焦る長丁場のデュエル
「キングス・カップ」準決勝、桜木花道VS河田雅史。
デュエル開始前、桜木はいつものように河田を挑発していた。
「おい、丸ゴリ! NBAをクビになって、今度はカードで飯食うのか? バスケもできねぇ、デュエルも雑魚の二流選手だな、ふん!」
河田は表情一つ変えず、静かにデュエルディスクを装着する。
「お前も、引退した元プロだろ。」とだけ呟いた。
その冷静な態度に、桜木は少し拍子抜けしたが、内心では「まあ、どうせオレの圧勝だ!」と高を括っていた。
しかし、デュエルが始まると、桜木の予想は大きく裏切られることになる。
予想外の「しぶとさ」。
河田のプレイングは、桜木の想像を遥かに超えていた。
彼のデッキは、一見すると派手さはないものの、どんな状況にも対応できるような、隙のない構成だった。

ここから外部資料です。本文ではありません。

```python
def op_attention_kv8(kv_cache_type: int, q, k_bytes, v_bytes, k_scale, v_scale, k_new, v_new, scale: float, pos: int, n_splits: int = 8,
# ... 277 lines not shown
```

Before: 611.2.

## Add 4-wave MFMA matvec kernel where each wave handles two k-slices

Adds a 256-thread variant of the quantized MFMA matvec, used by default for eligible launches (T=8, G=1, single pass, few tiles per workgroup). Each wave owns two k-slice roles, issues all tile loads for both up front and waits on vmcnt before consuming them. The aim is to cut per-workgroup wave count and scheduling overhead while keeping enough memory requests in flight. It also adds debug and opt-out flags, a test op that exports the xq image, and a wave-count query. The cost is more registers per wave, and each wave carries double the load on its own.

```diff
diff --git a/include/llama_gguf_hip.h b/include/llama_gguf_hip.h
--- a/include/llama_gguf_hip.h
+++ b/include/llama_gguf_hip.h
@@ -67,7 +67,10 @@
   LGH_FLAG_NO_GRAPH = 1u << 0,
   LGH_FLAG_EXACT_PREFILL = 1u << 2,
   LGH_FLAG_KV_INT8 = 1u << 4,
-  LGH_FLAG_REMOVED_MASK = (1u << 1) | (1u << 3) | (1u << 5) | (1u << 6) | (1u << 7) | (0xFFu << 24),
+  LGH_FLAG_REMOVED_MASK = (1u << 1) | (1u << 3) | (1u << 5) | (1u << 6) | (1u << 7) | (0x0Fu << 24),
+  LGH_FLAG_DBG_MV_W8_SINGLE = 1u << 28,
+  LGH_FLAG_DBG_MV_W8_FUSED = 1u << 29,
+  LGH_FLAG_MV_W8_ONLY = 1u << 30,
   LGH_FLAG_ATTN_SPLITS_SHIFT = 8,
   LGH_FLAG_ATTN_DIRECT_SHIFT = 16
 };
@@ -103,6 +106,7 @@
   LGH_SYM_MVQ_Q5K = 18,
   LGH_SYM_MVQ_Q80_Q40 = 19,
   LGH_SYM_PTOK = 20,
+  LGH_SYM_MVQ_W4 = 21,
   LGH_SYM_COUNT = 24
 };
 
@@ -255,6 +259,11 @@
 int lgh_op_linear_chain(int device, uint32_t type_a, const void* w_a, const void* w_a_up, const float* bias_a, size_t k, size_t n_a,
                         const float* x, const float* norm_w, float eps, const float* resid, int xq_next, const float* next_nw,
                         uint32_t type_b, const void* w_b, size_t n_b, float* out_a, float* out_b, float* out_b_requant, int* image_used);
+int lgh_op_linear_image(int device, uint32_t type, const void* w, const float* bias, size_t k, size_t n, const float* x,
+                        const float* norm_w, float eps, const float* resid, int xq_next, const float* next_nw, float* out,
+                        uint8_t* xq_image, size_t* image_bytes, float* ssq_out);
+void lgh_op_set_flags(uint32_t flags);
+uint32_t lgh_op_last_mv_waves(void);
 int lgh_op_moe_experts(int device, uint32_t type_gate_up, const void* w_gate, const void* w_up, uint32_t type_down, const void* w_down,
                        size_t n_experts, size_t hidden, size_t ffn, size_t top_k, const float* router, const int* sel, const float* sel_w,
                        const float* x, const float* norm_w, float eps, float* out, int* sel_out, float* sel_w_out);
diff --git a/llama-gguf_amd/csrc/common.h b/llama-gguf_amd/csrc/common.h
--- a/llama-gguf_amd/csrc/common.h
+++ b/llama-gguf_amd/csrc/common.h
@@ -136,7 +136,7 @@
   uint64_t part_z_floats;
 };
 
-struct MvGeom { uint32_t wbpack, geom, geom2, red_floats, lds_red_off, n_wg; };
+struct MvGeom { uint32_t wbpack, geom, geom2, red_floats, lds_red_off, n_wg, waves; };
 
 struct MvPlan {
   uint32_t units, T, G, rows_per_wg, n_wg, threads, red_floats;
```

桜木の得意な速攻を、河田は堅実なモンスターとトラップカードでいなし、じわじわとライフポイントを削ってくる。
「ちっ、しぶといぜ、丸ゴリ!」
桜木は舌打ちをした。
普段ならあっという間に相手を圧倒する彼が、なかなか決定打を与えられない。
河田は常に冷静で、桜木の行動の裏をかくようなプレイを続けてくる。
「そのモンスターを出すと、次のターン、こちらの動きを封じられる…読みが深すぎる!」
桜木は焦り始めた。彼の強みである「天才的なひらめき」も、河田の計算し尽くされたデッキとプレイングの前では、なかなか通用しない。

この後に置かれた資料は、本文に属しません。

__global__ __launch_bounds__(256) void k_bits_erode_axis(const unsigned* __restrict__ in, CbGeom g, int axis, int lo, int hi, unsigned* __restrict__ out) {
    const size_t wi = (size_t)blockIdx.x * 256 + threadIdx.x;
    if (wi >= g.words) return;
    const int w = (int)(wi % g.W);
    const size_t row = wi / g.W;
    const int y = (int)(row % g.Y), z = (int)(row / g.Y);
    unsigned r = 0xFFFFFFFFu;
    if (axis == 2) {
        auto word = [&](int ww) -> unsigned {
            if (ww < 0 || ww >= g.W) return 0xFFFFFFFFu;
            return in[row * g.W + ww] | ~cb_valid_word(g.X, ww);
        };
        const unsigned prev = word(w - 1), cur = word(w), next = word(w + 1);
        for (int d = lo; d <= hi; ++d) {
            unsigned v;
            if (d == 0)
                v = cur;
            else if (d < 0)
                v = (cur << (-d)) | (prev >> (32 + d));
            else
                v = (cur >> d) | (next << (32 - d));
            r &= v;
        }
    } else {
        const int pos = axis == 0 ? z : y, len = axis == 0 ? g.Z : g.Y;
        const long long st = axis == 0 ? (long long)g.Y * g.W : (long long)g.W;
        for (int d = lo; d <= hi; ++d) {
            const int q = pos + d;
            if (q < 0 || q >= len) continue;
            r &= in[(long long)wi + d * st];
        }
    }
    out[wi] = r & cb_valid_word(g.X, w);
}

struct CbLabels {
    unsigned char v[8];
};
__global__ __launch_bounds__(256) void k_bits_assign(const unsigned* __restrict__ bits, CbGeom g, int n_masks, CbLabels labels, unsigned char* __restrict__ out) {
    const size_t wi = (size_t)blockIdx.x * 256 + threadIdx.x;
    if (wi >= g.words) return;
    const int w = (int)(wi % g.W);
    const size_t row = wi / g.W;
    unsigned m[8];
#pragma unroll
    for (int q = 0; q < 8; ++q) m[q] = q < n_masks ? bits[(size_t)q * g.words + wi] : 0u;
    unsigned char* p = out + row * g.X + (size_t)w * 32;
    const int cnt = min(32, g.X - w * 32);
    unsigned any = 0;
#pragma unroll
    for (int q = 0; q < 8; ++q) any |= m[q];
    if (!any) return;
    unsigned char b[32];
#pragma unroll
    for (int i = 0; i < 32; ++i) {
        unsigned char v = 0;
#pragma unroll
        for (int q = 0; q < 8; ++q)
            if ((m[q] >> i) & 1u) v = labels.v[q];
        b[i] = v;
    }
    if (cnt == 32 && (((uintptr_t)p) & 15) == 0) {
        const uint4 o0 = *(const uint4*)p, o1 = *(const uint4*)(p + 16);
        const unsigned oo[8] = {o0.x, o0.y, o0.z, o0.w, o1.x, o1.y, o1.z, o1.w};
        unsigned ww[8];
#pragma unroll
        for (int k = 0; k < 8; ++k) {
            unsigned v = 0;
#pragma unroll
            for (int j = 0; j < 4; ++j) {
                const unsigned keep = (oo[k] >> (8 * j)) & 0xFFu;
                v |= (((any >> (4 * k + j)) & 1u) ? (unsigned)b[4 * k + j] : keep) << (8 * j);
            }
            ww[k] = v;
        }
        *(uint4*)p = make_uint4(ww[0], ww[1], ww[2], ww[3]);
        *(uint4*)(p + 16) = make_uint4(ww[4], ww[5], ww[6], ww[7]);
    } else {
        for (int i = 0; i < cnt; ++i)
            if ((any >> i) & 1u) p[i] = b[i];
    }
}

__host__ __device__ inline int cb_fill_stride(int W) { return W | 1; }

__global__ __launch_bounds__(256) void k_bits_fill2d(const unsigned* __restrict__ in, CbGeom g, unsigned* __restrict__ out) {
    extern __shared__ unsigned int fsm2[];
    const int Y = g.Y, W = g.W, X = g.X;
    const int WP = cb_fill_stride(W);
    unsigned int* bg = fsm2;
    unsigned int* rc = fsm2 + (size_t)Y * WP;
    __shared__ int changed;
    const int tid = threadIdx.x;
    const size_t base = (size_t)blockIdx.y * g.words + (size_t)blockIdx.x * Y * W;
    const int nw = Y * W;
    for (int idx = tid; idx < nw; idx += 256) {
        const int y = idx / W, w = idx - y * W;
        const unsigned b = ~in[base + idx] & cb_valid_word(X, w);
        unsigned r = 0;
        if (y == 0 || y == Y - 1) r = b;
        if (w == 0) r |= b & 1u;
        if (w == W - 1) r |= b & (1u << ((X - 1) & 31));
        bg[y * WP + w] = b;
        rc[y * WP + w] = r;
    }
    __syncthreads();
    for (;;) {
        if (tid == 0) changed = 0;
        __syncthreads();
        int ch = 0;
        for (int y = tid; y < Y; y += 256) {
            unsigned int* rr = rc + y * WP;
            const unsigned int* bb = bg + y * WP;
            unsigned int carry = 0;
            for (int w = 0; w < W; ++w) {
                const unsigned int b = bb[w];
                unsigned int sd = rr[w] | (carry ? (b & 1u) : 0u);
                const unsigned long long sum = (unsigned long long)b + sd;
                const unsigned int nr = sd | ((b ^ (unsigned int)sum) & b);
                carry = (unsigned int)(sum >> 32);
                if (nr != rr[w]) { rr[w] = nr; ch = 1; }
            }
            carry = 0;
            for (int w = W - 1; w >= 0; --w) {
                const unsigned int b = __brev(bb[w]);
                unsigned int sd = __brev(rr[w]) | (carry ? (b & 1u) : 0u);
                const unsigned long long sum = (unsigned long long)b + sd;
                const unsigned int nr = __brev(sd | ((b ^ (unsigned int)sum) & b));
                carry = (unsigned int)(sum >> 32);
                if (nr != rr[w]) { rr[w] = nr; ch = 1; }
            }
        }
        __syncthreads();
        for (int idx = tid; idx < nw; idx += 256) {
            const int y = idx / W, li = idx + y * (WP - W);
            const unsigned int r = rc[li];
            const unsigned int up = y > 0 ? rc[li - WP] : 0u, dn = y < Y - 1 ? rc[li + WP] : 0u;
            const unsigned int nr = r | ((up | dn) & bg[li]);
            if (nr != r) { rc[li] = nr; ch = 1; }
        }
        if (ch) changed = 1;
        __syncthreads();
        if (!changed) break;
        __syncthreads();
    }
    for (int idx = tid; idx < nw; idx += 256) {
        const int y = idx / W, w = idx - y * W, li = y * WP + w;
        out[base + idx] = (~bg[li] | (bg[li] & ~rc[li])) & cb_valid_word(X, w);
    }
}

バスケの試合で、何度となく河田に阻まれた記憶が蘇る。
あの時も、彼の予測不能な動きと、全てを支配するような存在感に、桜木は苦しめられた。
デュエルでも、同じ状況に陥っている。
デュエルは、あっという間に中盤に差し掛かった。
互いのライフポイントは、まだ大きくは減っていない。
大会会場では、長引くデュエルに、観客たちの興奮が高まっていた。
「こんなに接戦になるなんて…河田選手のデュエル、まるで壁のようだ!」
解説者がそう呟くほど、河田の防御は鉄壁だった。
桜木は、何度も攻め手を繰り出すが、その度に河田の巧妙な反撃に遭い、ライフポイントを少しずつ削られていく。
「くそっ、あと一歩が届かねぇ…!」
焦りが募る桜木は、ついにミスを犯してしまう。
不用意に繰り出したモンスターが、河田の罠カードによって破壊され、手札を消耗してしまったのだ。
「…無駄な動きだ、桜木。」
河田は淡々と言い放つ。
その言葉が、桜木のプライドをさらに刺激した。
「うるせぇ! オレは天才だ! こんなところで負けてたまるか!!」
桜木は、呼吸を整え、再び盤面を見つめ直す。このデュエルは、かつての山王戦のように、彼が自分の限界を超えなければならない状況に追い込まれていた。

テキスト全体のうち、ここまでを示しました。